The HBG2:g.-109G>T mutation resides at the 3′ end of the distal HBG2 CCAAT box where the CP1 and NF-E3 transcription factors bind [18]. On the basis of in vitro binding studies, GATA-1 and NF-E3 have both been implicated as candidate suppressors of γ-globin gene transcription that would act by binding to the region [18, 24]. In particular, guanosine at position HBG2:g.-109 has been previously shown to be a strong contact point for NF-E3 [24], suggesting that the HBG2:g.-109G>T transversion activates Hb F production most likely by abolishing NF-E3 binding. This assumption is in accordance with our EMSA analysis data indicating that the HBG2:g.-109G>T transversion results in abolishing protein binding in vitro (Fig. 3a). Taking into consideration that the Gγ-globin chain levels were doubled in the index case (I-1; Fig. 1a), these data strongly suggest that the HBG2:g.-109G>T mutation is responsible for the resulting HPFH phenotype.

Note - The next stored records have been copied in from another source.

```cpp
extern "C" int cvar_gemm(const cvar_gemm_desc* d, void* stream) {
    if (!d || !d->A || !d->W || !d->C) return CVAR_EINVAL;
    if (d->M <= 0 || d->N <= 0 || d->K <= 0 || d->batch < 1) return CVAR_EINVAL;
    if (d->dtype != CVAR_F32 && d->dtype != CVAR_BF16) return CVAR_EUNSUPPORTED;
    const int es = d->dtype == CVAR_BF16 ? 2 : 4, kch = 16 / es;
    if (d->K % kch) return CVAR_EUNSUPPORTED;
    if (((uintptr_t)d->A & 15) || ((uintptr_t)d->W & 15)) return CVAR_EINVAL;
    if ((d->ldw % kch) || (d->strideW % kch) || (d->strideA % kch)) return CVAR_EUNSUPPORTED;
    if (d->conv) {
        if (d->Cin % kch || d->K != 9 * d->Cin) return CVAR_EUNSUPPORTED;
        if (d->stride != 1 && d->stride != 2) return CVAR_EUNSUPPORTED;
        if (d->stride == 2 && d->up) return CVAR_EUNSUPPORTED;
        if (d->stride == 1 && (d->Hout != (d->up ? 2 : 1) * d->Hin || d->Wout != (d->up ? 2 : 1) * d->Win)) return CVAR_EINVAL;
        if (d->stride == 2 && (d->Hout != d->Hin / 2 || d->Wout != d->Win / 2)) return CVAR_EINVAL;
        if (d->M % (d->Hout * d->Wout)) return CVAR_EINVAL;
    } else if (d->lda % kch) {
        return CVAR_EUNSUPPORTED;
    }
    if (d->gn_part && !d->conv) return CVAR_EINVAL;
    if (d->gate && d->gate_rows <= 0) return CVAR_EINVAL;
    if (d->act == CVAR_ACT_GELU_GRAD && !d->aux) return CVAR_EINVAL;
    if (d->pre_act && d->act == CVAR_ACT_GELU_GRAD) return CVAR_EINVAL;
    if (d->gate_scale && !d->gate) return CVAR_EINVAL;
    if ((d->pre_act || d->aux) && d->remap_l > 0) return CVAR_EUNSUPPORTED;
    if (d->split_n < 0 || d->split_n >= d->N) return CVAR_EINVAL;
    if (d->split_n > 0) {
        if (!d->C_split || d->ld_split < d->split_n) return CVAR_EINVAL;
        if (d->remap_l <= 0 || d->conv || d->batch != 1 || d->residual || d->gate || d->act != CVAR_ACT_NONE) return CVAR_EUNSUPPORTED;
        if ((d->split_n & 7) || (d->N & 7) || (d->ld_split & 7) || (d->ldc & 7) || ((uintptr_t)d->C_split & 15) || ((uintptr_t)d->C & 15)) return CVAR_EUNSUPPORTED;
    }
    GemmParams p;
    p.M = d->M; p.N = d->N; p.K = d->K;
    p.A = (const char*)d->A; p.lda = d->lda; p.W = (const char*)d->W; p.ldw = d->ldw;
    p.strideA = d->strideA; p.strideW = d->strideW; p.strideC = d->strideC; p.strideR = d->strideR;
    p.conv = d->conv; p.Hin = d->Hin; p.Win = d->Win; p.Cin = d->Cin; p.Hout = d->Hout; p.Wout = d->Wout;
    p.stride = d->stride; p.up = d->up;
    p.alpha = d->alpha; p.bias = d->bias; p.act = d->act;
    p.gate = d->gate; p.ldg = d->ldg; p.gate_rows = d->gate_rows;
    p.residual = d->residual; p.res_dtype = d->res_dtype; p.ldr = d->ldr;
    p.C = d->C; p.out_dtype = d->out_dtype; p.ldc = d->ldc;
    p.C2 = d->pre_act; p.aux = d->aux; p.gate_scale = d->gate_scale; p.in_dtype = d->dtype;
    p.remap_l = d->remap_l; p.remap_L = d->remap_L; p.remap_off = d->remap_off;
    p.Cs = d->C_split; p.split_n = d->split_n; p.ld_split = d->ld_split; p.split_alpha = d->split_alpha == 0.0f ? 1.0f : d->split_alpha;
    p.tiles_m = p.tiles_n = 0;
    p.cv_adv = p.cv_rem = 0; p.conv_bytes = 0;
    make_fast_div(p.remap_l, &p.remap_magic, &p.remap_shift);
    make_fast_div(p.gate ? p.gate_rows : 1, &p.gate_magic, &p.gate_shift);
    p.split_tiles = 0; p.split_stride = 0;
    p.tile_cfg = d->tile_cfg; p.stagger = d->stagger > 0 ? d->stagger : 0; p.group_m = d->group_m > 0 ? d->group_m : 0;
    p.nt = ((long)d->M * d->N * (d->out_dtype == CVAR_F32 ? 4 : 2) >= (128L << 20)) ? 1 : 0;
    float* const g_splitk_ws = (d->ws && d->ws_bytes > 0 && (((uintptr_t)d->ws & 15) == 0)) ? (float*)d->ws : nullptr;
    const size_t g_splitk_ws_bytes = g_splitk_ws ? (size_t)d->ws_bytes : 0;
    hipStream_t st = as_stream(stream);
    if (d->ln_out) {
        if (!d->ln_scale || !d->ln_shift || d->ln_rows <= 0 || (d->N % 4) || d->N > 2048 || (d->ld_ln % 4) || d->out_dtype != CVAR_F32 || d->ldc != d->N ||
            d->remap_l > 0 || d->split_n > 0 || d->conv || d->batch != 1 || (d->ln_out_dtype != CVAR_BF16 && d->ln_out_dtype != CVAR_F32)) return CVAR_EUNSUPPORTED;
    }
    auto ln_after = [&](int rc) -> int {
        if (rc != CVAR_OK || !d->ln_out) return rc;
        return cvar_ln_modulate((const float*)d->C, d->ln_scale, d->ln_shift, d->ld_ln, d->ln_rows, d->ln_out, d->ln_out_dtype, d->M, d->N, d->ln_eps, stream);
    };
    const bool rowfin = g_splitk_ws && cvar_splitk_rowfin_ok(p, d);
    auto finish_slices = [&](int splits) -> int {
        if (rowfin) return cvar_splitk_rowfin_launch(g_splitk_ws, splits, p, d, st);
        const long nvec = (long)d->M * (d->N / 4);
        hipLaunchKernelGGL(cvar_splitk_epilogue_kernel, dim3((unsigned)min((long)2048, (nvec + 255) / 256)), dim3(256), 0, st, g_splitk_ws, splits, p);
        CVAR_CHECK_LAUNCH();
        return ln_after(CVAR_OK);
    };
    if (!d->conv && d->batch == 1 && d->dtype == CVAR_BF16 && d->tile_cfg == 12 && !d->pre_act && !d->aux) {
        int mt = 0, nt = 0, sl = 0;
        if (cvar_gemm_skinny_plan(d->M, d->N, d->K, d->lda, d->ldw, rowfin ? 1 : 0, g_splitk_ws ? 1 : 0, &mt, &nt, &sl)) {
            if (sl > 1 && (size_t)sl * d->M * d->N * sizeof(float) <= g_splitk_ws_bytes) {
                GemmParams ps = p;
                ps.C = g_splitk_ws; ps.out_dtype = CVAR_F32; ps.ldc = d->N;
                ps.split_tiles = (d->K >> 5) / sl; ps.split_stride = (long)d->M * d->N;
                const int rc = cvar_gemm_skinny_launch(ps, mt, nt, sl, st);
                if (rc != CVAR_OK) return rc;
                return finish_slices(sl);
            }
            if (sl == 1) return ln_after(cvar_gemm_skinny_launch(p, mt, nt, 1, st));
        }
    }
    const int kt_elems = 128 / es;
    const int nk_all = (d->K + kt_elems - 1) / kt_elems;
    const int tm = d->M <= 64 ? (d->M + 63) / 64 : (d->M + 127) / 128, tn = (d->N + 127) / 128;
    int long_k_splits = 0;
    const int t256 = ((d->M + 255) / 256) * ((d->N + 255) / 256);
    if (!d->conv && d->batch == 1 && d->dtype == CVAR_BF16 && d->M > 1024 && d->M % 128 == 0 && d->N % 128 == 0 && d->N >= 1536 && g_splitk_ws &&
        (nk_all >= 128 || (nk_all >= 24 && t256 <= 64 && !d->remap_l))) {
        const int tiles = t256;
        if (tiles < 256) {
            double best = 1e30;
            for (int sp = 1; sp <= 8; ++sp) {
                const double cost = (double)((tiles * sp + 255) / 256) / sp + 0.01 * sp;
                if (nk_all / sp < 6) break;
                if (cost < best && (size_t)sp * d->M * d->N * sizeof(float) <= g_splitk_ws_bytes) { best = cost; long_k_splits = sp; }
            }
            if (long_k_splits < 2) long_k_splits = 0;
        }
    }
    const bool three = d->tile_cfg == 12 && !d->conv && d->batch == 1 && d->dtype == CVAR_BF16 && d->M > 64 && d->M <= 1024 && (d->N % 4) == 0 && tm * tn <= 256 &&
                       nk_all >= 6 && !d->pre_act && !d->aux;
    int three_splits = 1;
    if (three && g_splitk_ws) {
        three_splits = min(16, max(1, 256 / (tm * tn)));
        while (three_splits > 1 && nk_all / three_splits < 4) --three_splits;
    }
    if (three) p.tile_cfg = 13;
    if (long_k_splits || (three && three_splits > 1) ||
        (!three && !d->conv && d->batch == 1 && d->M <= 1024 && (d->N % 4) == 0 && tm * tn < 128 && nk_all >= 8 && g_splitk_ws)) {
        int splits = long_k_splits ? long_k_splits : three ? three_splits : min(16, max(2, 320 / (tm * tn)));
        int per = (nk_all + splits - 1) / splits;
        if (per < 2) per = 2;
        splits = (nk_all + per - 1) / per;
        const size_t need = (size_t)splits * d->M * d->N * sizeof(float);
        if (splits > 1 && need <= g_splitk_ws_bytes) {
            GemmParams ps = p;
            ps.alpha = 1.0f; ps.bias = nullptr; ps.act = CVAR_ACT_NONE; ps.gate = nullptr; ps.residual = nullptr; ps.C2 = nullptr; ps.aux = nullptr; ps.gate_scale = nullptr;
            ps.C = g_splitk_ws; ps.out_dtype = CVAR_F32; ps.ldc = d->N; ps.remap_l = 0; ps.split_n = 0; ps.Cs = nullptr; ps.strideC = 0;
            ps.split_tiles = per; ps.split_stride = (long)d->M * d->N;
            const int rc = d->dtype == CVAR_BF16 ? launch_typed<bf16_t>(ps, 1, st) : cvar_gemm_launch_f32(ps, 1, st);
            if (rc != CVAR_OK) return rc;
            return finish_slices(splits);
        }
    }
#ifndef CVAR_NO_CONV_C8
    if (d->conv && d->dtype == CVAR_BF16 && d->stride == 1 && !d->up && d->batch == 1 && (d->tile_cfg == 0 || d->tile_cfg == 6) && d->Cin == 8 && d->N % 160 == 0 &&
        d->Hout % 16 == 0 && d->Wout % 16 == 0 && d->act == CVAR_ACT_NONE && !d->gate && d->alpha == 1.0f && !d->residual && !d->pre_act && !d->aux && !d->gate_scale &&
        d->remap_l == 0 && d->split_n == 0 && d->strideC == 0 && d->ldc == d->N && d->ldw == d->K && d->out_dtype == CVAR_BF16 &&
        ((((uintptr_t)d->C | (uintptr_t)d->bias) & 15) == 0) && (long)d->Hout * d->Wout * d->N < 0x7fffffffL)
        return cvar_conv3x3_c8_bf16(d->A, d->W, d->bias, d->C, d->M / (d->Hout * d->Wout), d->Hout, d->Wout, d->N, d->gn_part, st);
#endif
    if (d->conv && d->dtype == CVAR_BF16 && d->stride == 1 && d->batch == 1 && (d->tile_cfg == 0 || d->tile_cfg == 6 || d->tile_cfg == 9 || d->tile_cfg == 10) &&
        d->Cin % 32 == 0 && d->Hout % 16 == 0 && d->Wout % 16 == 0 && d->act == CVAR_ACT_NONE && !d->gate && d->alpha == 1.0f &&
        !d->pre_act && !d->aux && !d->gate_scale && d->remap_l == 0 && d->split_n == 0 && d->strideC == 0 && d->ldc == d->N &&
        d->ldw == d->K &&
        (!d->bias || (((uintptr_t)d->bias & 15) == 0)) && (long)d->Hin * d->Win * d->Cin * 2 < 0x7fffffffL) {
        const bool wide = d->N % 160 == 0 && d->out_dtype == CVAR_BF16 && (((uintptr_t)d->C & 15) == 0) &&
                          (!d->residual || (d->res_dtype == CVAR_BF16 && d->ldr == d->N && (((uintptr_t)d->residual & 15) == 0))) &&
                          (long)d->Hout * d->Wout * d->N < 0x7fffffffL;
        const bool narrow = d->N <= 32 && !d->residual && (d->out_dtype == CVAR_BF16 || d->out_dtype == CVAR_F32) && ((long)d->Hout * d->Wout >= 65536 || d->tile_cfg == 6);
        if (d->gn_part && !wide) return CVAR_EUNSUPPORTED;
        const bool wide32 = d->N % 160 == 0 && d->out_dtype == CVAR_F32 && (((uintptr_t)d->C & 15) == 0) && !d->up &&
                            (!d->residual || (d->res_dtype == CVAR_F32 && d->ldr == d->N && (((uintptr_t)d->residual & 15) == 0))) &&
                            (long)d->Hout * d->Wout * d->N < 0x7fffffffL;
        if (wide || narrow || wide32)
            return cvar_conv3x3_halo_bf16(d->A, d->W, d->bias, d->residual, d->C, d->out_dtype == CVAR_F32, d->M / (d->Hout * d->Wout), d->Hout, d->Wout, d->Cin,
                                          d->N, d->up, d->gn_part, st);
    }
    if (d->gn_part) return CVAR_EUNSUPPORTED;
    if (d->dtype == CVAR_BF16) return d->conv ? cvar_gemm_launch_conv_bf16(p, d->batch, st) : ln_after(launch_typed<bf16_t>(p, d->batch, st));
    return ln_after(cvar_gemm_launch_f32(p, d->batch, st));
}
#endif
```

The novel nd-HPFH mutation described in this paper is located at the 3′ end of the HBG2 gene’s distal CCAAT box, a phylogenetically conserved cis-regulatory element that has been shown to harbor many ubiquitous and erythroid-specific transcription factor binding sites [1]. Nine out of 21 nd-HPFH mutations have been identified in this region (Fig. 3b), suggesting that this regulatory element is critical for γ-globin gene transcription. Contrary, however, to the majority of these nd-HPFH mutations that have a substantial effect in Hb F production, the HBG2:g.-109G>T nd-HPFH mutation per se results in only moderate increase in HbF levels. In addition, the neighboring HBG2:g.-110A>C mutation, leading to the Czech nd-HPFH, also has a negligible effect in HbF production [25]. This is unexpected since the HBG1:g.-117G>A nd-HPFH mutation, residing at the 5′ end of the distal CCAAT box, leads to a substantial increase in γ-globin gene transcription. This can be explained by the fact that (a) different mutations in the distal CCAAT box abolish different transcription factors binding [24], which would exert a differential effect over γ-globin gene reactivation in the adult stage, (b) the HBG1:g.-117G>A and HBG2:g.-109G>T reside on different genes, hence their relative distance from the LCR, being directly proportional to the frequency of LCR/globin gene promoter interactions [26], varies. It is noteworthy that not all nd-HPFH mutations give a reproducible HPFH phenotype in transgenic mice (unpublished data).

Altogether, these data emphasize that γ-globin gene silencing should be the result of a gradual change in the transcription factor environment affecting the transcriptional balance between the HBG1/HBG2 and HBB genes.